[Collected data entries]
+ + + + + + +
__global__ __launch_bounds__(256) void prep_rows_qf_lo_kernel(int B, PREP_ROWS_PARAMS, int nq, const double* __restrict__ fgrow,
                                                              const double* __restrict__ Qpoly, double* __restrict__ Q, int ntail_lo, int nxtail_lo) {
    if ((int)blockIdx.x >= B) {
        qf_body(blockIdx.x - B, nq, fgrow, Qpoly, Q);
        return;
    }
    prep_rows_body<true>(PREP_ROWS_ARGS, ntail_lo, nxtail_lo);
}
#undef PREP_ROWS_PARAMS
#undef PREP_ROWS_ARGS

constexpr int AD_T = NHALF + 2;
constexpr int AD_CH = 1;
constexpr int KSYN = 528;
constexpr int KLIN = 288;
constexpr int SYN_KPAD = 48;
constexpr int SYN_KC = 24;
static_assert(SYN_KPAD % SYN_KC == 0 && (32 * SYN_KC) % 256 == 0, "chunk must divide the padding and fill the staging threads");
constexpr int BAS22 = 8, BASC = 32;

__device__ __forceinline__ double readlane_f64(double v, int lane) {
    return __hiloint2double(__builtin_amdgcn_readlane(__double2hiint(v), lane), __builtin_amdgcn_readlane(__double2loint(v), lane));
}

template <int NC, int NW>
__global__ __launch_bounds__(64 * NW) void antidiag_kernel(int B, int Bmax, const double* __restrict__ coefT,
                                                           const double2* __restrict__ AD, double2* __restrict__ S) {
    constexpr int PB = 3, WPP = 2 * NC;
    static_assert(PB * WPP <= 64, "one wave-load must hold a block's weights");
    __shared__ double red[NW - 1][2 * NC][64];
    const int grp = blockIdx.y, jp = (grp & 1) ? NPOW - 1 - (int)blockIdx.x : (int)blockIdx.x;
    const int lane = threadIdx.x & 63, wave = threadIdx.x >> 6, w = grp * 64 + lane;
    const int wl = w < B ? w : B - 1;
    const int cnt = ((2 * NHALF + jp) >> 1) - jp + 1;
    const int per = (cnt + NW - 1) / NW, t0 = wave * per, t1 = min(cnt, t0 + per);
    const double* cr = coefT + wl;
    const double* ci = coefT + (size_t)NCH * Bmax + wl;
    double ar[NC], ai[NC];
#pragma unroll
    for (int q = 0; q < NC; ++q) ar[q] = ai[q] = 0.0;
    if (t0 < t1) {
        const double* adw = reinterpret_cast<const double*>(AD + ((size_t)jp * AD_T + t0) * NC);
        const int nw = (t1 - t0) * WPP;
        auto wload = [&](int blk) { return adw[min(blk * PB * WPP + lane, nw - 1)]; };
        double xr[PB], xi[PB], yr[PB], yi[PB];
        auto coef = [&](int t, int p) {
            const int n = jp + t, qn = n <= NHALF ? n : 2 * NHALF - n;
            xr[p] = cr[(size_t)qn * Bmax];
            xi[p] = ci[(size_t)qn * Bmax];
            yr[p] = cr[(size_t)t * Bmax];
            yi[p] = ci[(size_t)t * Bmax];
        };
        double wc = wload(0);
#pragma unroll
        for (int p = 0; p < PB; ++p) coef(min(t0 + p, t1 - 1), p);
        const int nblk = (t1 - t0 + PB - 1) / PB;
        for (int blk = 0; blk < nblk; ++blk) {
            const double wn = wload(blk + 1);
#pragma unroll
            for (int p = 0; p < PB; ++p) {
                const int t = t0 + blk * PB + p;
                const double on = t < t1 ? 1.0 : 0.0;
                const double xim = jp + t <= NHALF ? xi[p] : -xi[p], yim = -yi[p];
                const double pr = (xr[p] * yr[p] - xim * yim) * on, pi = (xr[p] * yim + xim * yr[p]) * on;
                __builtin_amdgcn_sched_barrier(0);
                coef(min(t + PB, t1 - 1), p);
                __builtin_amdgcn_sched_barrier(0);
#pragma unroll
                for (int q = 0; q < NC; ++q) {
                    const double mx = readlane_f64(wc, p * WPP + 2 * q), my = readlane_f64(wc, p * WPP + 2 * q + 1);
                    ar[q] = fma(mx, pr, fma(-my, pi, ar[q]));
                    ai[q] = fma(mx, pi, fma(my, pr, ai[q]));
                }
                __builtin_amdgcn_sched_barrier(0);
            }
            wc = wn;
        }
    }
    if (wave > 0) {
#pragma unroll
        for (int q = 0; q < NC; ++q) {
            red[wave - 1][2 * q][lane] = ar[q];
            red[wave - 1][2 * q + 1][lane] = ai[q];
        }
    }
    __syncthreads();
    if (wave == 0 && w < B) {
#pragma unroll
        for (int q = 0; q < NC; ++q) {
#pragma unroll
            for (int v = 0; v < NW - 1; ++v) {
                ar[q] += red[v][2 * q][lane];
                ai[q] += red[v][2 * q + 1][lane];
            }
            S[((size_t)w * NC + q) * NPOW + jp] = make_double2(ar[q], ai[q]);
        }
    }
}
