#define SGPT_COMM_ID_BYTES 128
sgpt_status sgpt_comm_unique_id(uint8_t* id );
sgpt_status sgpt_comm_init(sgpt_ctx* ctx, const uint8_t* id, int32_t rank, int32_t world);
sgpt_status sgpt_comm_destroy(sgpt_ctx* ctx);
int32_t sgpt_comm_world(const sgpt_ctx* ctx);
int32_t sgpt_comm_rank(const sgpt_ctx* ctx);
sgpt_status sgpt_allgather_rows(sgpt_ctx* ctx, const void* local, const int64_t* counts, int64_t row_bytes, void* out,
                                void* stream);
sgpt_status sgpt_allgather_rows_padded(sgpt_ctx* ctx, const void* local, const int64_t* counts, int64_t row_bytes, void* out,
                                       void* stream);
sgpt_status sgpt_exchange_topk(sgpt_ctx* ctx, const float* val, const int64_t* idx, int32_t nq, int32_t k, int32_t k_out,
                               const int64_t* exclude_idx, float* out_val, int64_t* out_idx, void* stream);
sgpt_status sgpt_fold_gathered_topk(sgpt_ctx* ctx, const float* gathered_val, const int64_t* gathered_idx, int32_t world,
                                    int32_t nq, int32_t k, int32_t k_out, const int64_t* exclude_idx, float* out_val,
                                    int64_t* out_idx, void* stream);

sgpt_status sgpt_topk(sgpt_ctx* ctx, const float* scores, int32_t nq, int64_t n, int64_t ld,
                      int32_t k, int64_t idx_base, float* out_val, int64_t* out_idx, void* stream);

#define SGPT_EVAL_MAX_CUTS 16
sgpt_status sgpt_eval_ranked(sgpt_ctx* ctx, const int64_t* idx, const float* val, int32_t nq, int32_t K,
                             const int32_t* qrel_off, const int64_t* qrel_pos, const int32_t* qrel_rel,
                             const int32_t* ideal_rel, const int32_t* k_values, int32_t nk, int32_t check_order,
                             int32_t* out_hits, int32_t* out_first, float* out_dcg, float* out_idcg, float* out_sp,
                             int32_t* out_R, void* stream);

#define SGPT_EVAL_MAX_GROUP 1024
sgpt_status sgpt_eval_groups(sgpt_ctx* ctx, const float* emb, int32_t n_rows, int32_t d, int32_t mode, const float* scores_in,
                             int32_t G, const int32_t* grp_off, int32_t n_cand, int32_t max_group, const int32_t* q_row,
                             const int32_t* cand_row, const int32_t* cand_rel, const int32_t* R_extra,
                             const int32_t* ideal_off, const int32_t* ideal_rel, int32_t n_ideal, float* out_scores,
                             int32_t* out_order, int32_t* out_hits1, int32_t* out_hits5, int32_t* out_first, int32_t* out_R, float* out_sp,
                             float* out_dcg, float* out_idcg, void* stream);

#define SGPT_EVAL_MAX_PAIRS (1 << 24)
sgpt_status sgpt_eval_pairs(sgpt_ctx* ctx, const float* score, const int32_t* label, int32_t n, int32_t check_nan,
                            int32_t* out_rank2, int64_t* out_n_pos, int64_t* out_n_used, double* out_ap_num, void* stream);

sgpt_status sgpt_linear(sgpt_ctx* ctx, int32_t dtype, int32_t epi, int32_t out_dtype, const void* A, const void* W,
                        const float* bias, const float* resid, void* out, int32_t M, int32_t N, int32_t K, void* stream);

sgpt_status sgpt_linear_query(sgpt_ctx* ctx, int32_t dtype, int32_t epi, const void* A, const float* x, const float* ln_gamma,
                              const float* ln_beta, float ln_eps, const void* W, const float* bias, const float* resid, void* out,
                              void* out_vt, int32_t n_split, int32_t M, int32_t N, int32_t K, void* stream);

sgpt_status sgpt_linear_qkv(sgpt_ctx* ctx, int32_t dtype, const void* A, const void* W, void* out, void* out_vt, int32_t n_split,
                            int32_t M, int32_t N, int32_t K, void* stream);

sgpt_status sgpt_attention(sgpt_ctx* ctx, int32_t dtype, const void* q, const void* k, const void* v, int64_t ldq, int64_t ldvt,
                           void* out, int64_t ldo, const int32_t* seq_off, int32_t B, int32_t T, int32_t H, int32_t dh,
                           int32_t window, float scale, const float* alibi, int32_t max_alloc_len, int32_t out_fp8,
                           float out_scale, int32_t* range_flag, int32_t x3, int64_t qk_lo_delta, int64_t v_lo_delta,
                           int64_t ctx_lo_delta, int64_t ctx_hi2_delta, void* stream);
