@@ -1149,11 +1149,11 @@
         auto set_mode = [&](int mi) { set_mode_on(a, mi); };
         auto sort_tasks = [&](const Bc6hArgs& a, uint32_t ntasks, hipStream_t stream)
         {
-            const uint32_t binGroups = std::min<uint32_t>(kBinGroups, (ntasks + 255) / 256);
+            const uint32_t binGroups = sort_groups(ntasks);
+            uint32_t* wgHist = a.counters + 64 + kCounterWords;
             (void)hipMemsetAsync(a.counters, 0, 128 * sizeof(uint32_t), stream);
-            hipLaunchKernelGGL(bc7_bin_count_kernel, dim3(binGroups), dim3(256), 0, stream, a.tinfo, ntasks, a.counters);
-            hipLaunchKernelGGL(bc7_bin_scan_kernel, dim3(1), dim3(1), 0, stream, a.counters);
-            hipLaunchKernelGGL(bc7_bin_scatter_kernel, dim3(binGroups), dim3(256), 0, stream, a.tinfo, ntasks, a.counters, a.order);
+            hipLaunchKernelGGL(bc7_bin_count_kernel, dim3(binGroups), dim3(256), 0, stream, a.tinfo, ntasks, a.counters, wgHist);
+            hipLaunchKernelGGL(bc7_bin_scatter_kernel, dim3(binGroups), dim3(256), 0, stream, a.tinfo, ntasks, a.counters, wgHist, a.order);
         };
         a.taskBase = 0;
         for (int m = 0; m < 4; ++m) a.prec1[m] = kModes[10 + m].prec[0];
diff --git a/directxtex_amd/csrc/bc7_encode.hip b/directxtex_amd/csrc/bc7_encode.hip
--- a/directxtex_amd/csrc/bc7_encode.hip
+++ b/directxtex_amd/csrc/bc7_encode.hip
@@ -1320,7 +1320,7 @@
         recs = o; o = up(o + nb * tpb * sizeof(TaskRec));
         order = o; o = up(o + nb * tpb * sizeof(uint2));
         tinfo = o; o = up(o + nb * tpb * sizeof(uint32_t));
-        counters = o; o = up(o + 64 * sizeof(uint32_t));
+        counters = o; o = up(o + kSortBlockWords * sizeof(uint32_t));
         zeroOrd = o; o = up(o + nb * sizeof(uint32_t));
         bestErr = o; o = up(o + nb * sizeof(int));
         seeds = o; o = up(o + nb * 64 * sizeof(uint2));
@@ -1330,7 +1330,7 @@
         auxRecs = o; o = up(o + auxSlices * nb * auxTpb * sizeof(TaskRec));
         auxOrder = o; o = up(o + auxSlices * nb * auxTpb * sizeof(uint2));
         auxTinfo = o; o = up(o + auxSlices * nb * auxTpb * sizeof(uint32_t));
-        auxCounters = o; o = up(o + size_t(kSideStreams) * 64 * sizeof(uint32_t));
+        auxCounters = o; o = up(o + size_t(kSideStreams) * kSortBlockWords * sizeof(uint32_t));
         total = o;
     }
 };
@@ -1362,11 +1362,10 @@
     if (marks) marks->mark(names[0]);
     hipLaunchKernelGGL((bc7_pre_kernel<MODE, IM>), dim3(gridPP), dim3(256), 0, stream, a);
     if (marks) marks->mark(names[1]);
-    (void)hipMemsetAsync(a.counters, 0, 64 * sizeof(uint32_t), stream);
-    const uint32_t binGroups = std::min<uint32_t>(kBinGroups, (ntasks + 255) / 256);
-    hipLaunchKernelGGL(bc7_bin_count_kernel, dim3(binGroups), dim3(256), 0, stream, a.tinfo, ntasks, a.counters, a.gate, a.gateMin);
-    hipLaunchKernelGGL(bc7_bin_scan_kernel, dim3(1), dim3(1), 0, stream, a.counters);
-    hipLaunchKernelGGL(bc7_bin_scatter_kernel, dim3(binGroups), dim3(256), 0, stream, a.tinfo, ntasks, a.counters, a.order, a.gate, a.gateMin);
+    (void)hipMemsetAsync(a.counters, 0, kCounterWords * sizeof(uint32_t), stream);
+    const uint32_t binGroups = sort_groups(ntasks);
+    hipLaunchKernelGGL(bc7_bin_count_kernel, dim3(binGroups), dim3(256), 0, stream, a.tinfo, ntasks, a.counters, a.counters + kCounterWords, a.gate, a.gateMin);
+    hipLaunchKernelGGL(bc7_bin_scatter_kernel, dim3(binGroups), dim3(256), 0, stream, a.tinfo, ntasks, a.counters, a.counters + kCounterWords, a.order, a.gate, a.gateMin);
     if (marks) marks->mark(names[2]);
     const uint32_t waves = std::min<uint32_t>(kSearchWaves, (ntasks + 63) / 64);
     static const int tailBelow = dev_env("DXTEX_BC7_TAIL_BELOW") ? atoi(dev_env("DXTEX_BC7_TAIL_BELOW")) : 48;
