#pragma unroll
    for (int st = 0; st < NST - 1; ++st)
        if (st < Tg) RING_ISSUE(st);

    const int frow = lane & 31;
    const int fk = lane >> 5;
    constexpr int SPS = 65536 / (STAGE * 2) < NST ? 65536 / (STAGE * 2) : NST;
    static_assert(SPS >= 1, "a stage must fit the ds_read offset field");
    constexpr int NSET = (NST + SPS - 1) / SPS;
    const op16_t* pa[NSET][4];
    const op16_t* pb[NSET][4];
#pragma unroll
    for (int w2 = 0; w2 < NSET; ++w2)
#pragma unroll
        for (int ks = 0; ks < 4; ++ks) {
            pa[w2][ks] = smem + w2 * SPS * STAGE + swz_off(wm * (32 * MB) + frow, ks * 2 + fk);
            pb[w2][ks] = smem + w2 * SPS * STAGE + BMt * BK + swz_off(wn * (32 * NB) + frow, ks * 2 + fk);
        }
    op16x8 abl_frag;
#pragma unroll
    for (int e = 0; e < 8; ++e) abl_frag[e] = (op16_t)0;
    if (ABL & 4) asm volatile("" : "+v"(abl_frag));
#define RING_STEP(ST_, jj_, TR_)                                                                                       \
    {                                                                                                               \
         \
        if ((jj_) + NST - 2 < Tg) {                                                                                 \
            if (NST == 4) asm volatile("s_waitcnt vmcnt(%0)" ::"n"(2 * G) : "memory");                              \
            else if (NST == 3) asm volatile("s_waitcnt vmcnt(%0)" ::"n"(G) : "memory");                             \
            else asm volatile("s_waitcnt vmcnt(0)" ::: "memory");                                                   \
        } else {                                                                                                    \
            asm volatile("s_waitcnt vmcnt(0)" ::: "memory");                                                        \
        }                                                                                                           \
        asm volatile("" ::: "memory");                                                                              \
        if (!(ABL & 8)) __builtin_amdgcn_s_barrier();                                                               \
        asm volatile("" ::: "memory");                                                                              \
        if (!(ABL & 1) && (jj_) + NST - 1 < Tg) RING_ISSUE(((ST_) + NST - 1) % NST);  \
        if (!(KS > 1 && (jj_) >= Tg)) {               \
            constexpr int W2 = (ST_) / SPS, SL = (ST_) % SPS;                                                        \
            _Pragma("unroll") for (int ks = 0; ks < 4; ++ks) {                                                      \
                op16x8 af[MB], bfr[NB];                                                                             \
                _Pragma("unroll") for (int mb = 0; mb < MB; ++mb)                                                   \
                    af[mb] = (ABL & 4) ? abl_frag : *reinterpret_cast<const op16x8*>(pa[W2][ks] + SL * STAGE + mb * 32 * BK); \
                _Pragma("unroll") for (int nb = 0; nb < NB; ++nb)                                                   \
                    bfr[nb] = (ABL & 4) ? abl_frag : *reinterpret_cast<const op16x8*>(pb[W2][ks] + SL * STAGE + nb * 32 * BK); \
                _Pragma("unroll") for (int mb = 0; mb < MB; ++mb)                                                   \
                    _Pragma("unroll") for (int nb = 0; nb < NB; ++nb) {                                             \
                        if (ABL & 2) asm volatile("" ::"v"(af[mb]), "v"(bfr[nb]));                                  \
                        else if (TR_) acc[mb][nb] = F5_MFMA32(bfr[nb], af[mb], acc[mb][nb], 0, 0, 0);               \
                        else acc[mb][nb] = F5_MFMA32(af[mb], bfr[nb], acc[mb][nb], 0, 0, 0);                        \
                    }                                                                                               \
            }                                                                                                       \
        }                                                                                                           \
    }
    if constexpr (FOLD == 2) {
        if (NST == 4) asm volatile("s_waitcnt vmcnt(%0)" ::"n"(2 * G) : "memory");
        else asm volatile("s_waitcnt vmcnt(0)" ::: "memory");
        fold_stats_pin(spre_c);
        fold_stats_finish_tr<1>(p, spre_c, fpre_c, m0 + wm * 32, lane, p.fold_mean_out != nullptr && n0 == 0 && wn == 0);
        fold_prefetch_pin(fpre_c);
        for (int jj = 0; jj < nit; jj += NST) {
            RING_STEP(0, jj, true);
            if (NST > 1 && jj + 1 < nit) RING_STEP(1 % NST, jj + 1, true);
            if (NST > 2 && jj + 2 < nit) RING_STEP(2 % NST, jj + 2, true);
            if (NST > 3 && jj + 3 < nit) RING_STEP(3 % NST, jj + 3, true);
        }
        __syncthreads();
        static_assert(FOLD != 2 || WM * WN * (small_tile_stage_elems<NB>() * 2 + 512) <= RING * 2, "staging + c1 | c2 scratch fit in the ring");
        float* fl = reinterpret_cast<float*>(smem_all + WM * WN * small_tile_stage_elems<NB>()) + wave * 128;
        staged_epilogue_tr<EPI, MB, NB, true>(p, acc, smem_all + wave * small_tile_stage_elems<NB>(), m0 + wm * (32 * MB), n0 + wn * (32 * NB), lane,
                                              fl, &fpre_c);
        return;
    }
    constexpr bool QKV_TR_OK = EPI == EPI_QKV_ROPE && (32 * NB) % 64 == 0 && (NB & (NB - 1)) == 0 && KS == 1 && WM * WN == 8;
    if (QKV_TR_OK && p.rope_g4k != nullptr && n0 + wn * (32 * NB) < 2 * p.dmodel) {
        for (int jj = 0; jj < nit; jj += NST) {
            RING_STEP(0, jj, true);
            if (NST > 1 && jj + 1 < nit) RING_STEP(1 % NST, jj + 1, true);
            if (NST > 2 && jj + 2 < nit) RING_STEP(2 % NST, jj + 2, true);
            if (NST > 3 && jj + 3 < nit) RING_STEP(3 % NST, jj + 3, true);
        }
        __syncthreads();
        staged_epilogue_tr_rope<MB, NB>(p, acc, smem_all + wave * small_tile_stage_elems<NB>(), m0 + wm * (32 * MB), n0 + wn * (32 * NB),
                                        lane);
        return;
    }
    for (int jj = 0; jj < nit; jj += NST) {
        RING_STEP(0, jj, false);
        if (NST > 1 && jj + 1 < nit) RING_STEP(1 % NST, jj + 1, false);
        if (NST > 2 && jj + 2 < nit) RING_STEP(2 % NST, jj + 2, false);
        if (NST > 3 && jj + 3 < nit) RING_STEP(3 % NST, jj + 3, false);
    }
#undef RING_STEP
#undef RING_ISSUE
    constexpr int STG = small_tile_staged<EPI, NB>() ? WM * WN * small_tile_stage_elems<NB>() : 0;
    if (KS > 1) {
        constexpr int RED = MB * NB * 16 * 64;
        static_assert(KS == 1 || STG * 2 + (KS - 1) * WM * WN * RED * 4 <= KS * RING * 2, "reduction area fits in the rings");
        float* red = reinterpret_cast<float*>(smem_all + STG);
        __syncthreads();
        if (grp > 0) {
            float* dst = red + (size_t)((grp - 1) * (WM * WN) + wave) * RED + lane;
#pragma unroll
            for (int mb = 0; mb < MB; ++mb)
#pragma unroll
                for (int nb = 0; nb < NB; ++nb)
#pragma unroll
                    for (int e = 0; e < 16; ++e) dst[((mb * NB + nb) * 16 + e) * 64] = acc[mb][nb][e];
        }
        __syncthreads();
        if (grp > 0) {
            if (EPI == EPI_RESID_GATE && p.ln_counter) resid_ln_tail(p, tm, BMt, (p.N + BNt - 1) / BNt);
            return;
        }
#pragma unroll
        for (int g = 1; g < KS; ++g) {
            const float* src = red + (size_t)((g - 1) * (WM * WN) + wave) * RED + lane;
#pragma unroll
            for (int mb = 0; mb < MB; ++mb)
#pragma unroll
                for (int nb = 0; nb < NB; ++nb)
#pragma unroll
                    for (int e = 0; e < 16; ++e) acc[mb][nb][e] += src[((mb * NB + nb) * 16 + e) * 64];
        }
    }
    if (small_tile_staged<EPI, NB>() && n0 + BNt <= p.N && (p.debug_flags & 2) == 0) {
        static_assert(STG <= RING, "staging fits");
        if (KS == 1) __syncthreads();
        staged_epilogue_bf16<EPI, MB, NB>(p, acc, smem_all + wave * small_tile_stage_elems<NB>(), m0 + wm * (32 * MB),
                                          n0 + wn * (32 * NB), lane);
        return;
    }
    if constexpr (FOLD == 1) {
        constexpr int RED_BYTES = (KS - 1) * WM * WN * MB * NB * 16 * 64 * 4;
        static_assert(RED_BYTES + WM * WN * 32 * (32 * NB + 4) * 4 <= KS * RING * 2, "staging behind the reduction area");
        float* stg = reinterpret_cast<float*>(reinterpret_cast<char*>(smem_all) + RED_BYTES) + wave * (32 * (32 * NB + 4));
        staged_epilogue_resid<MB, NB, true>(p, acc, stg, m0 + wm * (32 * MB), n0 + wn * (32 * NB), lane, &spre_p);
        return;
    }
    if constexpr (PRE_RESID) {
        if (use_pre) {
            resid_epilogue_preloaded<MB, NB>(p, acc, rpre, m0 + wm * (32 * MB), n0 + wn * (32 * NB), lane);
            return;
        }
    }
    gemm_epilogue<EPI, MB, NB>(p, acc, m0, n0, wm, wn, lane);
    if (EPI == EPI_RESID_GATE && p.ln_counter) resid_ln_tail(p, tm, BMt, (p.N + BNt - 1) / BNt);
}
+ + + + + + +
_Task statement_: From the entries above, print the lines beginning at the one with "#define SGPT_EVAL_MAX_CUTS 16" and stopping after the one with "int32_t* out_rank2, int64_t*", exactly as written and with nothing else.

_Response to the exercise_:
#define SGPT_EVAL_MAX_CUTS 16
sgpt_status sgpt_eval_ranked(sgpt_ctx* ctx, const int64_t* idx, const float* val, int32_t nq, int32_t K,
                             const int32_t* qrel_off, const int64_t* qrel_pos, const int32_t* qrel_rel,
                             const int32_t* ideal_rel, const int32_t* k_values, int32_t nk, int32_t check_order,
                             int32_t* out_hits, int32_t* out_first, float* out_dcg, float* out_idcg, float* out_sp,
                             int32_t* out_R, void* stream);

#define SGPT_EVAL_MAX_GROUP 1024
sgpt_status sgpt_eval_groups(sgpt_ctx* ctx, const float* emb, int32_t n_rows, int32_t d, int32_t mode, const float* scores_in,
                             int32_t G, const int32_t* grp_off, int32_t n_cand, int32_t max_group, const int32_t* q_row,
                             const int32_t* cand_row, const int32_t* cand_rel, const int32_t* R_extra,
                             const int32_t* ideal_off, const int32_t* ideal_rel, int32_t n_ideal, float* out_scores,
                             int32_t* out_order, int32_t* out_hits1, int32_t* out_hits5, int32_t* out_first, int32_t* out_R, float* out_sp,
                             float* out_dcg, float* out_idcg, void* stream);

#define SGPT_EVAL_MAX_PAIRS (1 << 24)
sgpt_status sgpt_eval_pairs(sgpt_ctx* ctx, const float* score, const int32_t* label, int32_t n, int32_t check_nan,
                            int32_t* out_rank2, int64_t* out_n_pos, int64_t* out_n_used, double* out_ap_num, void* stream);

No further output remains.